Denise Newman

Personal information
- National team: United Kingdom
- Born: 19 February 1924 Hornsey, Great Britain
- Died: 22 January 2016 (aged 91)

Sport
- Sport: Diving

= Denise Newman (diver) =

British diver (1924–2016)

Denise Newman (later Denise St Aubyn Hubbard; 19 February 1924 – 22 January 2016) was a British diver who competed in the 1948 Summer Olympics.

== Early life ==
She was born on 19 February 1924 in Hornsey, London. Her father was Percy Arthur Newman, a shipping clerk and manager of Anglo-Iranian Oil, and her mother was Jessie Bathurst, née Pearce. She had one brother, Derek. Newman grew up in Maadi, Egypt, where she began as a swimmer, breaking senior national records in the 50 metres and 100 metres freestyle at the open Egyptian championships in 1937 while still a junior. She was taught by her mother and Ahmed Ibrahim Kamel.

== Career ==
She was due to compete as a swimmer in the 1940 Summer Olympics, until it was cancelled at the outbreak of World War II. Her family lived in Abadan, Iran from 1939 to 1941. When they returned to the UK in 1942, she applied to the Air Ministry and was referred to the Foreign Office. Owing to her linguistic talents, she was sent to the secret Bedford Japanese School run by Captain Oswald Tuck RN and completed the 5th course (August 1943 to February 1944). She was subsequently posted to the Military Wing at the Government Code and Cypher School, Bletchley Park where she worked as part of the Japanese codebreaking team. On 10 August 1945, she married Vyvyan Alexander St Aubyn Hubbard, a major in the Indian Army and architect. They had two children, Hugh and Geraldine.

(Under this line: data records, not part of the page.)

@@ -238,6 +240,9 @@
         self.clstm_7_prime_prime = ConvLSTMCell(3, 3)
         self.clstm_6_prime_prime_prime = ConvLSTMCell(3, 3)
         self.model = RDN_residual_interp_5_input(lstm=True, GO=96, D=12)
+        from ...rdn_plan import default_gff_fold
+        for m in self.rdn_modules():
+            m.gff_fold = default_gff_fold()
         self.prev_state = None
         self.hidden_state = None
         self.reuse_schedule = True
@@ -364,6 +369,8 @@
         if (v.plan_flags & L.PLAN_FUSED_UPNET) and kw[k].fused_up is None and kw[k]._up_src is not None:
             kw[k].ensure_fused_upnet()
             relayout_pending = True
+        if v.gff_fold and kw[k].gff_fold is None and kw[k].ensure_gff_fold() is not None:
+            relayout_pending = True
     lib = L.lib()
     n, _, h, w = B[0].shape
     ready = {}
@@ -411,7 +418,7 @@
         def fn():
             ws = workspace(nb, dev, key=f"fwd-stream{si % len(streams)}")
             return rdn_forward(kw[k], [t.contiguous().float() for t in ins], ws=ws, flags=mods[k].plan_flags,
-                               profiler=mods[k].profiler)
+                               profiler=mods[k].profiler, gff_fold=mods[k].gff_fold)
         return launch(si, fn, ins)
 
     for s in streams:
diff --git a/bin_amd/rdn_plan.py b/bin_amd/rdn_plan.py
--- a/bin_amd/rdn_plan.py
+++ b/bin_amd/rdn_plan.py
@@ -84,6 +84,21 @@
         p = p.view(*p.shape[:-1], 2, 8)
         return torch.where(odd, p.flip(-2), p).reshape(-1).contiguous()
     return swizzle(hi), swizzle(lo)
+
+
+def gff_fold_operands(lff_w, lff_b, gff_w, shape):
+    G0, D, C, G = shape
+    if D < 3:
+        return None
+    H, h = lff_w.double().reshape(G0, G0 + C * G), lff_b.double()
+    g = gff_w.double().reshape(G0, D, G0)
+    M = g[:, D - 1] @ H
+    M[:, :G0] += g[:, D - 2] + g[:, D - 1]
+    return M, g[:, D - 1] @ h
+
+
+def default_gff_fold():
+    return _os.environ.get("BIN_AMD_GFF_FOLD", "1") != "0"
 
 
 _FUSED_MAPS = {}
@@ -215,6 +230,26 @@
         self.fused_train = None
         self.fused_train_w4 = None
         self.fused_graph = None
+        D = self.shape[1]
+        self._gff_src = tuple(params[f"{prefix}{nm}"] for nm in (f"RDBs.{D - 1}.LFF.weight", f"RDBs.{D - 1}.LFF.bias", "GFF.0.weight",
+                                                                  "GFF.0.bias")) if D >= 3 else None
+        self.gff_fold = None
+
+    def ensure_gff_fold(self):
+        if self._gff_src is None or len(self.layers) + 3 >= L.RDN_MAX_LAYERS:
+            return None
+        if self.gff_fold is None:
+            with torch.no_grad():
+                G0, D = self.shape[0], self.shape[1]
+                lff_w, lff_b, gff_w, gff_b = self._gff_src
+                M, m = gff_fold_operands(lff_w, lff_b, gff_w, self.shape)
+                lff = ConvWeights(M.float().reshape(G0, -1, 1, 1).contiguous(), m.float().contiguous(), nterms=self.nterms)
+                gff, cut = self.layers[-4], None
+                assert lff.cout_block == self.layers[-5].cout_block and lff.cin_chunks == self.layers[-5].cin_chunks
+                if gff.cout_block != gff.cout_pad:
+                    cut = ConvWeights(gff_w[:, :(D - 2) * G0].contiguous(), gff_b, nterms=self.nterms)
+                self.gff_fold = (lff, cut)
+        return self.gff_fold
 
     def ensure_fused_upnet(self, train=False):
         if self._up_src is None:
@@ -242,7 +277,7 @@
                 self.fused_up = (main, ring_w, B.float().contiguous())
         return self.fused_up
 
-    def fill_plan(self, plan, fused=None, fold=False):
+    def fill_plan(self, plan, fused=None, fold=False, gff_fold=None):
         plan.shape = c_shape(self.shape)
         for i, cw in enumerate(self.layers):
             plan.w_hi[i] = cw.w_hi.data_ptr()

At the 1948 Summer Olympics in London, Newman was part of Great Britain's team in the 10 metre diving event. By the third dive she was in fifth place, but tore a shoulder muscle. She continued with one arm disabled, finishing 11th out of 15 competitors.

Newman became interested in sailing when her family moved to Chichester in 1953. In 1978 she joined the Royal Naval Auxiliary Service, and for eight years was the only female skipper of a British warship. In 1988, aged 64, she completed the Transatlantic single-handed sailing race, in 34 days. Her participation was the subject of a BBC documentary.

She died on 22 January 2016 at the age of 91.